My preferred gamma is Hypergamma 4 (4609) as this gives the maximum dynamic range and gives a natural look, however the pictures can look a little flat so if I’m going direct from the camera to finished video without grading I use either a standard gamma or use the Black Gamma function to modify the curve. I’ll explain the Black Gamma in my next post.
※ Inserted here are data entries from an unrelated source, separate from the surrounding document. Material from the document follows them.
stylesinger_amd/csrc/diffusion.hip:

```cpp
#include "common.h"
#include <stdlib.h>
#include <cmath>
#include <vector>
#include "../../include/stylesinger_hip.h"

namespace {

inline int64_t align_up(int64_t x, int64_t a) { return (x + a - 1) / a * a; }
inline int round_up32(int x) { return (x + 31) / 32 * 32; }
constexpr int MTR = 2;

enum StackKind {
  STACK_FP32,
  STACK_PAIR16,
  STACK_FUSED16,
};
enum GateEntry { GATE_CONV, GATE_WINO23, GATE_WINO43, GATE_WINO43_16, GATE_WINO43_16W, GATE_WINO43_16X };
enum ProjEntry { PROJ_CONV, PROJ_RES16, PROJ_RES16W };
enum SkipEntry { SKIP_CONV, SKIP_STORE16, SKIP_SPLITK, SKIP_X3 };
struct LayerForm {
  int d;
  GateEntry gate;
  int mt;
  int64_t e16_floats;
// ... 179 lines not shown
  a.lda = ld;
  a.a_batch_stride = (int64_t)T * ld;
}
template <class Args, class P> inline void set_c(Args& a, P* p, int ld, int T) {
  a.C = p;
  a.ldc = ld;
  a.c_batch_stride = (int64_t)T * ld;
}
template <class Args> inline void set_taps3(Args& a, int d) {
  a.ntaps = 3;
  a.tap_off[0] = -d;
  a.tap_off[1] = 0;
  a.tap_off[2] = d;
}
inline void set_groups(ss_conv_gemm_args& a, const ss_wavenet* net, int B, int64_t gs_w, int64_t gs_bias, int64_t gs_a_bias = 0) {
  if (net->n_groups <= 1) return;
  a.group_size = B / net->n_groups;
  a.w_group_stride = gs_w;
  a.bias_group_stride = gs_bias;
  a.a_bias_group_stride = gs_a_bias;
}

int precompute_cond(const ss_wavenet* net, const StackForm& sf, const float* cond, const int32_t* lens, int B, int T, const WsLayout& w, hipStream_t stream) {
  const int NE = net->L * 2 * net->C;
  if (sf.cond16) {
    SS_PROPAGATE(ss_to_bf16(cond, nullptr, w.condh, B, T, net->cond_dim, net->cond_dim, net->cond_dim, nullptr, 0, 0, stream));
    ss_gemm_bf16_args h = base_args_h(net, B, T, lens);
    set_a(h, w.condh, net->cond_dim, T);
    h.K = net->cond_dim;
    h.W = net->w_cond_h;
    h.w_group_stride = net->gs_w_cond_h;
    h.N = NE;
    h.Np = NE;
    h.epi = SS_HEPI_STORE;
    h.bias = net->b_cond;
    h.bias_group_stride = net->gs_b_cond;
    set_c(h, w.E, NE, T);
    h.mask_rows = 0;
    return ss_gemm_bf16(&h, stream);
  }
  ss_conv_gemm_args a = base_args(B, T, lens);
  set_a(a, cond, net->cond_dim, T);
  a.Cin = net->cond_dim;
  a.W = net->w_cond;
  a.N = NE;
  a.Np = NE;
  a.Kp = round_up32(net->cond_dim);
  a.epi = SS_EPI_STORE;
  a.bias = net->b_cond;
  set_c(a, w.E, NE, T);
  a.mask_rows = 0;
  a.mfma_bf16 = sf.outer_bf16;
  set_groups(a, net, B, net->gs_w_cond, net->gs_b_cond);
  SS_PROPAGATE(ss_conv_gemm(&a, stream));
  for (int l = 0; l < net->L; ++l) {
    const float* El = w.E + (int64_t)l * 2 * net->C;
    if (w.E512)
      SS_PROPAGATE(ss_layer512_tile_addend(El, NE, (int64_t)T * NE, w.E512 + (int64_t)l * w.e512_layer, B, T, stream));
    if (w.E512h)
      SS_PROPAGATE(ss_layer512_tile_addend_f16(El, NE, (int64_t)T * NE, w.E512h + (int64_t)l * w.e512h_layer, sf.n_esets, w.e512h_set, B, T, stream));
    if (w.E16[l])
      SS_PROPAGATE(ss_gate16_tile_addend(El, NE, (int64_t)T * NE, w.E16[l], B, T, 2 * net->C, sf.layer[l].d, sf.layer[l].mt, stream));
  }
  return SS_OK;
}

int skip_gemm_f32(const ss_wavenet* net, const StackForm& sf, const int32_t* lens, int B, int T, const WsLayout& w, hipStream_t stream, bool leave_partials) {
  const int C = net->C, L = net->L;
  ss_conv_gemm_args k = base_args(B, T, lens);
  set_a(k, w.GA, L * C, T);
  k.Cin = L * C;
  k.W = net->w_skipall;
  k.N = C;
  k.Np = round_up32(C);
  k.Kp = L * C;
  k.epi = SS_EPI_STORE;
  k.bias = net->b_skipall;
  set_c(k, sf.skip_folded ? w.G : w.S, C, T);
  if (sf.skip_folded) k.act = SS_ACT_RELU;
  k.tile = SS_TILE_64x64;
  k.mfma_bf16 = sf.conv_bf16;
  set_groups(k, net, B, net->gs_w_skipall, net->gs_b_skipall);
  switch (sf.skip) {
    case SKIP_X3:
      k.w_group_stride = net->gs_w_skipall_x3;
      return ss_gemm16x_store(&k, net->w_skipall_x3, sf.mt16, stream);
    case SKIP_SPLITK:
      return leave_partials && sf.partials_ok ? ss_gemm16_store_partials(&k, 4, sf.ksplit, w.KP, stream) : ss_gemm16_store_splitk(&k, 4, sf.ksplit, w.KP, stream);
    case SKIP_STORE16: return ss_gemm16_store(&k, sf.mt16, stream);
    default: return ss_conv_gemm(&k, stream);
  }
}
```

There are 6 standard gammas to choose from. I like to stick with gamma 5 which is the ITU-709 HD standard gamma. To increase the dynamic range I use the Knee. The default knee point setting is 90, this is a reasonable setting, but if your shooting with clipping set to 100% you are not getting all the cameras latitude (the Knee at 90 works very well with clipping at 108%). Lowering the knee down to 83 gives you almost another stop of latitude, but you have to be careful as skin tones and faces can creep up towards 83%. It’s very noticeable if skin becomes compressed so you need to watch your exposure. This is also true of the Hypergammas and with them you may need to underexpose faces very slightly. The other option is to set the knee point to 88 and then also adjust the knee slope. The slope is the compression amount. A positive value is more compressed, negative less compressed. With the knee at 88 and slope set to +20 you get good latitude, albeit with quite highly compressed highlights.
If you want to play with the gammas and knee and see how they work one method you can use is to use a paint package on your PC (such as photoshop) to create a full screen left to right graduated image going from Black to white. Then shoot this with the camera (slightly out of focus) while making adjustments to the curves or knee and record the results along with a vocal description of each setting. Import the clips into your favorite editing package and use the waveform monitor or scopes you should be able to see a reasonable representation of the shape of the gamma curve and knee.
So my Gamma Choices are:
For material that will be post produced: Hypergamma 4609 (HG4)
For material that will be used straight from the camera: Standard Gamma 5 Knee at 90 with clip at 108% for non broadcast or Knee at 88 with slope +20 with white clip at 100% for direct to broadcast.